# Cabers!  Cabers! Cabers! Thanx!



## barneyguey (Apr 19, 2017)

Hello Guys!
My name is Barry Gray. I've been on a mission to find all the names Schwinn had on their bikes before WWII as I can. LOL LOL LOL I had no idea how many it could be. I've found almost 200 names already. I think their may be over a thousand or more. Being half nuts like all bicycle freaks, I decided I needed all the badges on my list. LOL LOL LOL I've been helped by all kinds of Cabe members all the way from the owner of the Cabe down to us flat landers.

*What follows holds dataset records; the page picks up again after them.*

extern "C" int seir_sampler_create(seir_ctx *ctx, const seir_sampler_desc *ds, seir_sampler **out) {
    if (!ctx || !ds || !out) return fail(SEIR_ERR_INVALID, "null argument");
    *out = nullptr;
    const Dims &d = ctx->d;
    const int B = ds->num_chains;
    if (B < 1 || B > ctx->Bmax) return fail(SEIR_ERR_INVALID, "num_chains=%d outside [1, %d]", B, ctx->Bmax);
    if (ctx->w.K[0]) return fail(SEIR_ERR_STATE, "this context already has a sampler");
    if (d.Tp > 2 * HB || d.M > 4 * HB)
        return fail(SEIR_ERR_INVALID, "sampler supports T <= %d and M <= %d", 2 * HB, 4 * HB);
    if (ds->m < 1 || ds->m > MMAX) return fail(SEIR_ERR_INVALID, "m=%d outside [1, %d]", ds->m, MMAX);
    if (ds->dmax < 1 || ds->nmax < 0 || ds->occult_nmax < 0 || ds->num_event_time_updates < 0)
        return fail(SEIR_ERR_INVALID, "bad dmax/nmax/occult_nmax/num_event_time_updates");
    if (ds->t_range_lo < 0 || ds->t_range_hi > d.T || ds->t_range_lo >= ds->t_range_hi)
        return fail(SEIR_ERR_INVALID, "occult t_range [%d,%d) outside [0,%d)", ds->t_range_lo, ds->t_range_hi, d.T);
    if (ds->num_leapfrog_steps < 1) return fail(SEIR_ERR_INVALID, "num_leapfrog_steps must be >= 1");
    if (ds->trace_capacity < 1) return fail(SEIR_ERR_INVALID, "trace_capacity must be >= 1");
    if (ds->record_events < 0 || ds->record_events > 2) return fail(SEIR_ERR_INVALID, "record_events is 0, 1 or 2");
    if (ds->moves_mode < 0 || ds->moves_mode > 4 || ds->hmc_mode < 0 || ds->hmc_mode > 6)
        return fail(SEIR_ERR_INVALID, "moves_mode is 0..4, hmc_mode 0..6");
    if (ds->disable_mask < 0 || ds->disable_mask > 31) return fail(SEIR_ERR_INVALID, "disable_mask is a 5-bit mask");
    if (ds->leap_rows != 0 && ds->leap_rows != 24 && ds->leap_rows != 32) return fail(SEIR_ERR_INVALID, "leap_rows is 0 (auto), 24 or 32");
    if (ds->thin < 0) return fail(SEIR_ERR_INVALID, "thin must be >= 0 (0 or 1: every sweep is recorded)");
    HIP_TRY(hipSetDevice(ctx->device));
    seir_sampler *s = new (std::nothrow) seir_sampler();
    if (!s) return fail(SEIR_ERR_DEVICE, "out of host memory");
    s->ctx = ctx;
    SamplerCfg &c = s->cfg;
    c.B = B; c.dmax = ds->dmax; c.nmax = ds->nmax; c.mmax = ds->m; c.occult_nmax = ds->occult_nmax;
    c.n_scans = ds->num_event_time_updates; c.tr_lo = ds->t_range_lo; c.tr_hi = ds->t_range_hi;
    c.L = ds->num_leapfrog_steps;
    c.k0 = (uint32_t)(ds->seed & 0xffffffffu); c.k1 = (uint32_t)(ds->seed >> 32);
    c.chain0 = ds->first_chain_id;
    c.adapt_step = 0; c.adapt_mass = 0; c.n_adapt = 0; c.target_accept = 0.75;
    c.cap = ds->trace_capacity;
    c.nrb_d = (d.M + 7) / 8;
    s->record_events = ds->record_events;
    c.ev16 = ds->record_events == 2 ? 1 : 0;
    s->use_graph = ds->use_graph != 0;
    s->pair_debug = ds->debug_pair;
    s->leap_rows = ds->leap_rows;
    apply_launch_form(s, ds->hmc_mode, ds->moves_mode);
    c.disable_mask = ds->disable_mask;
    c.thin = s->thin_pending = ds->thin < 1 ? 1 : ds->thin;
    {
        int g = ds->chain_groups;
        if (g < 1) g = 1;
        if (g > B) g = B;
        s->ngroups = g;
        s->gstream.assign(g, nullptr); s->graph.assign(g, nullptr); s->gexec.assign(g, nullptr);
        s->ev_join.assign(g, nullptr);
    }

    int rc = 0;
    Work &w = ctx->w;
    const size_t cells = (size_t)ctx->Bmax * d.Mp * d.Tp;
    Chains &ch = s->ch;
#define S_STATE(ptr, n) S_ALLOC(allocs, ptr, (n), seir_sampler::R_STATE)
#define S_HAND(ptr, n) S_ALLOC(allocs, ptr, (n), seir_sampler::R_HANDOFF)
    for (int x = 0; x < 3; ++x) { S_STATE(w.K[x], cells); S_STATE(w.St[x], cells); }
    S_STATE(w.rowtot, (size_t)ctx->Bmax * 2 * d.Mp);
    S_STATE(w.rngtot, (size_t)ctx->Bmax * 2 * d.Mp);
    S_ALLOC(allocs, w.TS, (size_t)ctx->Bmax * d.nmt * d.ntc * 4);
    S_ALLOC(allocs, w.Lpart0, (size_t)ctx->Bmax * d.nmt * d.ntc);
    S_STATE(w.sp, (size_t)ctx->Bmax * 2 * d.Mp);
    S_STATE(w.gst, (size_t)ctx->Bmax * 2 * GST_N);
    S_STATE(w.Vt, (size_t)ctx->Bmax * d.Tp);
    S_STATE(w.acur, (size_t)ctx->Bmax * d.Tp);
    S_ALLOC(allocs, w.rirc, (size_t)ctx->Bmax * 2 * d.Tp);
    S_STATE(w.CT, (size_t)ctx->Bmax * 2 * CT_MAXC * 4);
    S_STATE(w.CG, (size_t)ctx->Bmax * 2 * CT_MAXC * 2);
    S_STATE(ch.q, (size_t)B * d.Pp); S_STATE(ch.p, (size_t)B * d.Pp); S_STATE(ch.q0, (size_t)B * d.Pp);
    S_STATE(ch.grad, (size_t)B * d.Pp); S_STATE(ch.var, (size_t)B * d.Pp);
    S_STATE(ch.rv_mean, (size_t)B * d.Pp); S_STATE(ch.rv_m2, (size_t)B * d.Pp);
    S_STATE(ch.hs, (size_t)B * NHS);
    S_HAND(ch.mv, (size_t)2 * B);
    S_HAND(ch.fpend, (size_t)B);
    S_HAND(ch.mvfix, (size_t)2 * B);
    S_HAND(ch.mvsel, (size_t)2 * B);
    S_HAND(ch.hand, (size_t)B);
    S_HAND(ch.late, (size_t)2 * B);
    ch.late_fatal = B;
    S_HAND(ch.tail, (size_t)B * TAIL_STRIDE + (size_t)B * TAIL_FLAG_STRIDE);
    S_HAND(ch.leap, (size_t)B * LEAP_CH);
    S_HAND(ch.llK, (size_t)B * 2 * (d.Mp / 16) * d.Tp);
    S_HAND(ch.llR, (size_t)B * 2 * d.ntc * d.Mp);
    S_HAND(ch.llP, (size_t)B * 2 * d.ntc * (d.Mp / 16));
    S_HAND(ch.llTS, (size_t)B * 2 * d.ntc * (d.Mp / 16) * 4);
    S_HAND(ch.llT, (size_t)B * ((size_t)d.Tp + 2 * (size_t)d.Mp + 8));
    S_HAND(ch.llmv, (size_t)2 * B * 32);
    S_HAND(ch.k0part, (size_t)B * ROLE_SLOTS);
    S_HAND(ch.irl0, (size_t)B);
    S_ALLOC(allocs, ch.leap_st, (size_t)(B + 2) * 16 * 8 + 4096);
    S_HAND(ch.done, (size_t)B * 2 * TAIL_STRIDE);
    S_HAND(ch.pbar, (size_t)B * PBAR_STRIDE);
    S_HAND(ch.finpart, (size_t)B * ROLE_SLOTS * 4);
    S_HAND(ch.hand2, (size_t)B);
    S_HAND(ch.mvs, (size_t)2 * B);
    S_HAND(ch.DownS, (size_t)2 * B * 2);
    S_HAND(ch.prev, (size_t)2 * B);
    S_HAND(ch.Dpart, (size_t)B * c.nrb_d * 2);
    S_HAND(ch.llD, (size_t)2 * B * c.nrb_d * 2);
    S_HAND(ch.Down, (size_t)2 * 2 * B * 2);
    S_STATE(ch.sweep, (size_t)B); S_STATE(ch.slot0, 1);
    S_ALLOC(allocs, ch.tr_theta, (size_t)c.cap * B * d.P);
    {
        char *tre = nullptr;
        S_ALLOC(allocs, tre, s->record_events ? (size_t)c.cap * B * d.M * d.T * 3 * (c.ev16 ? 2 : 4) : 4);
        ch.tr_events = tre;
    }
    S_ALLOC(allocs, ch.ev_overflow, 1);
    S_ALLOC(allocs, ch.tr_hmc, (size_t)c.cap * B * 3);
    S_ALLOC(allocs, ch.tr_mv, (size_t)c.cap * B * 4 * NMVTR);
    S_ALLOC(allocs, s->ev_stage, (size_t)B * d.M * d.T * 3);
#undef S_STATE
#undef S_HAND
    if (!rc) {
        const size_t Bm = (size_t)ctx->Bmax;
        auto st_ = [&](void *p_, size_t bytes_) { s->regions.push_back({p_, bytes_, seir_sampler::R_STATE}); };
        st_(w.F, cells * sizeof(double));
        st_(w.rowconst, Bm * d.Mp * sizeof(double));
        st_(w.ea, Bm * d.Tp * sizeof(double)); st_(w.eb, Bm * d.Mp * sizeof(double)); st_(w.rir, Bm * d.Tp * sizeof(double));
        st_(w.scal, Bm * NSCAL * sizeof(double)); st_(w.Qs, Bm * d.Mp * sizeof(double));
        st_(w.Kir, Bm * d.Tp * sizeof(double)); st_(w.Dir, Bm * d.Tp * sizeof(double));
        st_(w.constsum, Bm * sizeof(double));
    }
    if (!rc) {
        std::vector<double> ones((size_t)B * d.Pp, 1.0), hs((size_t)B * NHS, 0.0);
        for (int b = 0; b < B; ++b) hs[(size_t)b * NHS + HS_EPS] = 0.1;
        hipError_t e = hipMemcpy(ch.var, ones.data(), ones.size() * sizeof(double), hipMemcpyHostToDevice);
        if (e == hipSuccess) e = hipMemcpy(ch.hs, hs.data(), hs.size() * sizeof(double), hipMemcpyHostToDevice);
        if (e != hipSuccess) rc = fail(SEIR_ERR_DEVICE, "sampler init copy failed: %s", hipGetErrorString(e));
    }
    if (!rc) {
        hipError_t e = hipEventCreateWithFlags(&s->ev_fork, hipEventDisableTiming);
        if (e == hipSuccess) e = hipStreamCreateWithFlags(&s->copy_stream, hipStreamNonBlocking);
        if (e == hipSuccess) e = hipEventCreateWithFlags(&s->ev_burst, hipEventDisableTiming);
        if (e == hipSuccess) e = hipEventCreateWithFlags(&s->ev_copy, hipEventDisableTiming);
        for (int g = 0; g < s->ngroups && e == hipSuccess; ++g) {
            e = hipStreamCreateWithFlags(&s->gstream[g], hipStreamNonBlocking);
            if (e == hipSuccess) e = hipEventCreateWithFlags(&s->ev_join[g], hipEventDisableTiming);
        }
        if (e != hipSuccess) rc = fail(SEIR_ERR_DEVICE, "sampler stream setup failed: %s", hipGetErrorString(e));
    }
    if (!rc && (HMC_FORMS[ds->hmc_mode].roles || ds->moves_mode == 0 || ds->moves_mode == 2 || ds->moves_mode == 4)) {
        if (ctx->xcd_local < 0) ctx->xcd_local = probe_xcd_local(ctx->stream) ? 1 : 0;
        const bool ok = ctx->xcd_local == 1;
        s->xcd_local = ok;
    }
    if (!rc) {
        (void)hipDeviceGetAttribute(&s->cus, hipDeviceAttributeMultiprocessorCount, ctx->device);
        for (int nst = 1; nst <= 2; ++nst)
            if (hipOccupancyMaxActiveBlocksPerMultiprocessor(&s->leap_occ[nst - 1], leap_fn(chunk_ts_mode(d.Mp), d.ntc, nst), 256, 0) != hipSuccess)
                s->leap_occ[nst - 1] = 0;
        const int nch = move_nch(d.Tp);
        s->pairs_lds_attr = hipFuncSetAttribute((const void *)move_pairs_fn(nch), hipFuncAttributeMaxDynamicSharedMemorySize,
                                                (int)k_move_pairs_lds_bytes(d)) == hipSuccess;
        const size_t plds = k_move_pa2_lds_bytes(d);
        for (const void *fn : {(const void *)move_pair_fn(nch), (const void *)move_pa2_fn(nch)})
            if (plds > 64 * 1024) (void)hipFuncSetAttribute(fn, hipFuncAttributeMaxDynamicSharedMemorySize, (int)plds);
    }
    if (rc) { seir_sampler_destroy(s); return rc; }
    *out = s;
    return 0;
}

extern "C" int seir_sampler_xcd_local(seir_sampler *s) { return (s && s->xcd_local) ? 1 : 0; }

static int sampler_check(seir_sampler *s) {
    if (!s) return fail(SEIR_ERR_INVALID, "null sampler");
    HIP_TRY(hipSetDevice(s->ctx->device));
    return 0;
}

static int drain(seir_sampler *s) {
    HIP_TRY(hipStreamSynchronize(s->ctx->stream));
    if (s->copy_pending) { (void)hipEventSynchronize(s->ev_copy); s->copy_pending = false; }
    return 0;
}

static int reset_handoffs(seir_sampler *s) {
    hipStream_t st = s->ctx->stream;
    for (const auto &r : s->regions)
        if (r.kind == seir_sampler::R_HANDOFF) HIP_TRY(hipMemsetAsync(r.p, 0, r.bytes, st));
    s->leap_rsteps = s->leap_steps = 0;
    s->tail_count = 0;
    s->pbar_count = 0;
    s->poisoned = false;
    return 0;
}

extern "C" int seir_sampler_set_launch_form(seir_sampler *s, int32_t hmc_mode, int32_t moves_mode) {
    int rc = sampler_check(s);
    if (rc) return rc;
    if (moves_mode < 0 || moves_mode > 4 || hmc_mode < 0 || hmc_mode > 6)
        return fail(SEIR_ERR_INVALID, "moves_mode is 0..4, hmc_mode 0..6");
    if (hmc_mode != s->hmc_mode || moves_form(moves_mode, s->cfg.n_scans) != s->moves_mode) {
        HIP_TRY(hipStreamSynchronize(s->ctx->stream));
        drop_graph(s);
        apply_launch_form(s, hmc_mode, moves_mode);
    }
    return 0;
}

extern "C" int seir_sampler_launch_form(seir_sampler *s, int32_t *hmc_mode, int32_t *moves_mode) {
    if (!s) return fail(SEIR_ERR_INVALID, "null sampler");
    if (hmc_mode) *hmc_mode = s->hmc_mode;
    if (moves_mode) *moves_mode = s->moves_mode;
    return 0;
}

extern "C" int seir_sampler_debug_fail_handoff(seir_sampler *s, int32_t chain) {
    int rc = sampler_check(s);
    if (rc) return rc;
    if (chain < 0 || chain >= s->cfg.B) return fail(SEIR_ERR_INVALID, "chain %d outside [0, %d)", chain, s->cfg.B);
    static const uint32_t one = 1u;
    HIP_TRY(hipMemcpyAsync(s->ch.late + s->ch.late_fatal + chain, &one, sizeof(one), hipMemcpyHostToDevice, s->ctx->stream));
    return 0;
}

static size_t summary_cells(const seir_sampler *s) { return (size_t)s->cfg.B * s->ctx->d.M * s->ctx->d.T * seir::SUMMARY_Q; }
static size_t diag_words(const seir_sampler *s) { return 6 * summary_cells(s) + 3 * (size_t)s->cfg.B; }
static uint64_t *diag_mark(const seir_sampler *s, int which) {
    const size_t n = summary_cells(s), B = (size_t)s->cfg.B;
    return (uint64_t *)s->diag_buf.p + 2 * n + B + (size_t)which * (B + 2 * n);
}
static int moments_shadow(seir_sampler *s, int slot, bool save) {
    hipStream_t st = s->ctx->stream;
    int rc = 0;
    if (s->sum_on) {
        if (s->diag_on) rc = acc_shadow(s->diag_buf, slot, save, st);
        if (!rc) rc = acc_shadow(s->sum_acc, slot, save, st);
    }
    if (!rc && s->fc.on) rc = rollout_shadow(s->fc, slot, save, st);
    if (!rc && s->rt_on) {
        if (save) s->rt_snap_j[slot] = s->rt_j;
        else if (s->rt_acc.valid[slot]) s->rt_j = s->rt_snap_j[slot];
        rc = acc_shadow(s->rt_acc, slot, save, st);
    }
    if (!rc && s->ck.on) {
        rc = rollout_shadow(s->ck, slot, save, st);
        if (!rc) rc = acc_shadow(s->ck_cnt, slot, save, st);
    }
    if (!rc && s->wb_on) rc = acc_shadow(s->wb_acc, slot, save, st);
    return rc;
}

extern "C" int seir_sampler_snapshot(seir_sampler *s, int32_t slot) {
    int rc = sampler_check(s);
    if (rc) return rc;
    if (slot < 0 || slot > 1) return fail(SEIR_ERR_INVALID, "snapshot slot is 0 or 1");
    if (!s->have_state) return fail(SEIR_ERR_STATE, "no chain state set");
    if (s->poisoned) return fail(SEIR_ERR_STATE, "the sampler's state is unreliable (hand-off time-out): nothing to snapshot");
    if (!s->snap_bytes)
        for (const auto &r : s->regions)
            if (r.kind == seir_sampler::R_STATE) s->snap_bytes += (r.bytes + 255) / 256 * 256;
    if (!s->snap[slot]) HIP_TRY(hipMalloc(&s->snap[slot], s->snap_bytes));
    size_t off = 0;
    for (const auto &r : s->regions)
        if (r.kind == seir_sampler::R_STATE) {
            HIP_TRY(hipMemcpyAsync((char *)s->snap[slot] + off, r.p, r.bytes, hipMemcpyDeviceToDevice, s->ctx->stream));
            off += (r.bytes + 255) / 256 * 256;
        }
    s->snap_valid[slot] = true;
    return moments_shadow(s, slot, true);
}

extern "C" int seir_sampler_restore(seir_sampler *s, int32_t slot) {
    int rc = sampler_check(s);
    if (rc) return rc;
    if (slot < 0 || slot > 1) return fail(SEIR_ERR_INVALID, "snapshot slot is 0 or 1");
    if (!s->snap_valid[slot] || !s->snap[slot]) return fail(SEIR_ERR_STATE, "no snapshot in slot %d", slot);
    hipStream_t st = s->ctx->stream;
    if ((rc = drain(s))) return rc;
    size_t off = 0;
    for (const auto &r : s->regions)
        if (r.kind == seir_sampler::R_STATE) {
            HIP_TRY(hipMemcpyAsync(r.p, (const char *)s->snap[slot] + off, r.bytes, hipMemcpyDeviceToDevice, st));
            off += (r.bytes + 255) / 256 * 256;
        }
    if ((rc = reset_handoffs(s))) return rc;
    if ((rc = moments_shadow(s, slot, false))) return rc;
    s->vt_dirty = true;
    HIP_TRY(hipStreamSynchronize(st));
    return 0;
}

static void enqueue_refresh(seir_sampler *s) {
    seir_ctx *ctx = s->ctx;
    const Dims &d = ctx->d;
    const int B = s->cfg.B;
    launch_scan<1>(ctx, whole(ctx, B), nullptr);
    hipLaunchKernelGGL(k_range_totals, dim3((d.M + 3) / 4, B), dim3(256), 0, ctx->stream, d, ctx->w, s->cfg);
    launch_colreduce(ctx, whole(ctx, B));
    launch_gemm(ctx, whole(ctx, B));
    hipLaunchKernelGGL(k_chain_tables, dim3(B), dim3(256), 0, ctx->stream, d, ctx->c, ctx->w, s->ch);
    launch_se<1>(ctx, whole(ctx, B), false);
    hipLaunchKernelGGL(k_chain_refresh, dim3(B), dim3(256), (size_t)d.Tp * sizeof(double), ctx->stream, d, ctx->c,
                       ctx->w, s->ch);
}

extern "C" int seir_sampler_refresh(seir_sampler *s) {
    int rc = sampler_check(s);
    if (rc) return rc;
    if (!s->have_state) return fail(SEIR_ERR_STATE, "no chain state set");
    if (s->poisoned) {
        HIP_TRY(hipStreamSynchronize(s->ctx->stream));
        if ((rc = reset_handoffs(s))) return rc;
    }
    enqueue_refresh(s);
    HIP_TRY(hipGetLastError());
    return 0;
}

I've been sold badges, given photos of badges along with photos of bicycles and other info. I can't say how thankful I am. I've even made some friends and really enjoy talking with them.

This is only part of the people who have helped me. If I missed someone it's only because I'm brain dead.

Smitty, Peter D, Patric C, , Paul G, Santiago C, Scott M, Joseph L and many more.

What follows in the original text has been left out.